The survey did not measure teacher engagement in every skill that builds reading proficiency, the authors acknowledged.

“These four measures [print concepts, phonological awareness, phonics and word recognition, and fluency] do not comprehensively capture all the components of an effective reading instructional program … [A]lthough reading is based on both oral and written language, we do not include measures that capture language or writing skills,” they wrote in the final report.

Neuman suggested that this omission reflects the legacy of the 2000 federally commissioned National Reading Panel report, which espoused the following five pillars of reading: phonics, phonemic awareness, fluency, vocabulary, and comprehension.

“At the time [of the National Reading Panel report], I don’t think there was a great deal of research on oral language development,” said Neuman. “Many states really hold to the old five-pillar notion, rather than a broader notion.”

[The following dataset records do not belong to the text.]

# oxli-bio/oxli

Measured on NVIDIA B200. Metric: canonical k-mers counted/sec, higher is better.
Workload: dtype u64

## Files before the change

### oxli_b200/csrc/capi.cu

```cuda
#include <algorithm>
#include <atomic>
#include <cerrno>
#include <chrono>
#include <cmath>
#include <cstdarg>
#include <cstddef>
#include <condition_variable>
#include <cstdio>
#include <cstdlib>
#include <cstring>
#include <deque>
#include <functional>
#include <memory>
#include <mutex>
#include <string>
#include <system_error>
#include <thread>
#include <vector>

#include <fcntl.h>
#include <unistd.h>

#include <cuda_runtime.h>
#include <nvtx3/nvToolsExt.h>
// ... 205 lines not shown

constexpr uint64_t kScratchMin = 1024;

oxg_status ensure_io(DeviceCtx *c, uint64_t n) {
    CU(c->d_io.reserve(n, kScratchMin));
    CU(c->h_io.reserve(n, kScratchMin));
    return OXG_OK;
}

int grid_for(const DeviceCtx *c, uint64_t items, int threads, int per_sm) {
    uint64_t want = (items + threads - 1) / threads;
    return (int)std::max<uint64_t>(1, std::min<uint64_t>(want, (uint64_t)c->sms * per_sm));
}

constexpr uint64_t kSparseBytes = 128ull << 20;
uint64_t capacity_for_keys(uint64_t keys);
bool over_loaded(uint64_t size, uint64_t cap) {
    if (cap * 16 < kSparseBytes) return size * 10 > cap * 3;
    return size * 10 > cap * 7;
}

uint64_t pow2_at_least(uint64_t x) {
    uint64_t c = kMinCap;
    while (c < x) c <<= 1;
    return c;
}

uint64_t capacity_for_keys(uint64_t keys) {
    uint64_t cap = pow2_at_least(keys + keys / 2 + 1);
    while (cap * 16 < kSparseBytes && keys * 10 > cap * 3) cap <<= 1;
    return cap;
}

uint64_t slots_for(uint64_t keys) { return std::max(capacity_for_keys(keys), pow2_at_least(keys * 2)); }

oxg_status free_device_bytes(size_t *free_b) {
    size_t total = 0;
    CU(cudaMemGetInfo(free_b, &total));
    return OXG_OK;
}

oxg_status larger_and_fits(uint64_t keys, uint64_t cap, bool *yes) {
    *yes = false;
    const uint64_t want = slots_for(keys);
    if (want <= cap) return OXG_OK;
    size_t free_b = 0;
    TRY(free_device_bytes(&free_b));
    *yes = want * 16 < free_b / 2;
    return OXG_OK;
}


}

namespace {
struct PartPlan {
    uint32_t n_parts = 0, part_bits = 0;
    int n_ranks = 1, self_rank = 0, owner_shift = 64;
    uint32_t grid_a = 0;
    uint32_t frag_cap = 0;
    uint32_t batch_tiles = 1;
    uint64_t spill_cap = 0;
    uint32_t groups = 1;
    uint32_t n_dest() const { return n_parts * (uint32_t)n_ranks; }
    uint64_t frag_entries() const { return (uint64_t)n_dest() * grid_a * frag_cap; }
};

}

struct oxg_table {
    DeviceCtx *ctx = nullptr;
    uint32_t k = 0;
    DeviceArray<ulonglong2> slots;
    DeviceArray<Ctrl> d_ctrl;
    PinnedArray<Ctrl> h_ctrl;
    uint64_t size = 0;
    bool hinted = false;
    uint64_t hint_keys = 0;
    bool pooled = false;
    float last_ms_a = 0.f, last_ms_b = 0.f;
    struct {
        bool active = false;
        PartPlan pl;
        uint32_t launches = 0;
        uint64_t windows = 0, planned = 0;
    } pend;
    uint64_t part_budget = 0;
    uint32_t group_cap = 0;
    DeviceArray<uint32_t> d_sketch;
    PinnedArray<uint32_t> h_sketch;
    uint64_t sketch_covers = 0;
    uint64_t est_keys = 0;
    uint64_t last_made = 0;
    uint64_t last_new = 0;
    float last_ms = 0.f;
    uint64_t last_launches = 0;
};

namespace {

TableView view_of(const oxg_table *t, const DeferLists *defer = nullptr) {
    TableView v;
    v.slots = t->slots.get();
    v.cap = t->slots.cap();
    uint32_t lg = 0;
    while ((1ull << lg) < t->slots.cap()) ++lg;
    v.shift = 64 - lg;
    v.limit = t->slots.cap() - t->slots.cap() / 5;
    v.ctrl = t->d_ctrl.get();
    v.overflow = defer ? defer->pairs.get() : nullptr;
    v.overflow_cap = defer ? defer->pairs.cap() : 0;
    return v;
}

oxg_status pull_ctrl(oxg_table *t) {
    DeviceCtx *c = t->ctx;
    CU(cudaMemcpyAsync(t->h_ctrl.get(), t->d_ctrl.get(), sizeof(Ctrl), cudaMemcpyDeviceToHost, c->stream));
    CU(cudaStreamSynchronize(c->stream));
    t->size = t->h_ctrl.get()->size;
    return OXG_OK;
}
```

This broader notion encompasses oral language skills, which are especially important for English learners. It’s espoused by a growing number of literacy experts, including Tiffany Hogan, a professor at the MGH Institute of Health Professions in Boston and the director of its speech and language literacy lab.

“Right now, we see a lot of focus on word reading. And people have argued that the science of reading only covers word reading. But no, it doesn’t. It covers all of the science around reading and reading comprehension,” Hogan said. “There’s also a large and rich science around language comprehension, and how to improve it in the classroom, and how to measure it as well.”

Notably, study authors found that elementary teachers were “equally likely“ to report frequent engagement in foundational reading activities—regardless of whether they teach in states with reading laws. Education Week has documented 38 states that have passed a reading law or other policy related to evidence-based reading instruction since 2013.

“To me, the laws are strong signals that the way we talk about reading instruction and the general philosophy of how children learn to read has shifted considerably,” Shapiro said. “The laws are probably the first step, definitely not the last step, in terms of how we think about reading instruction.”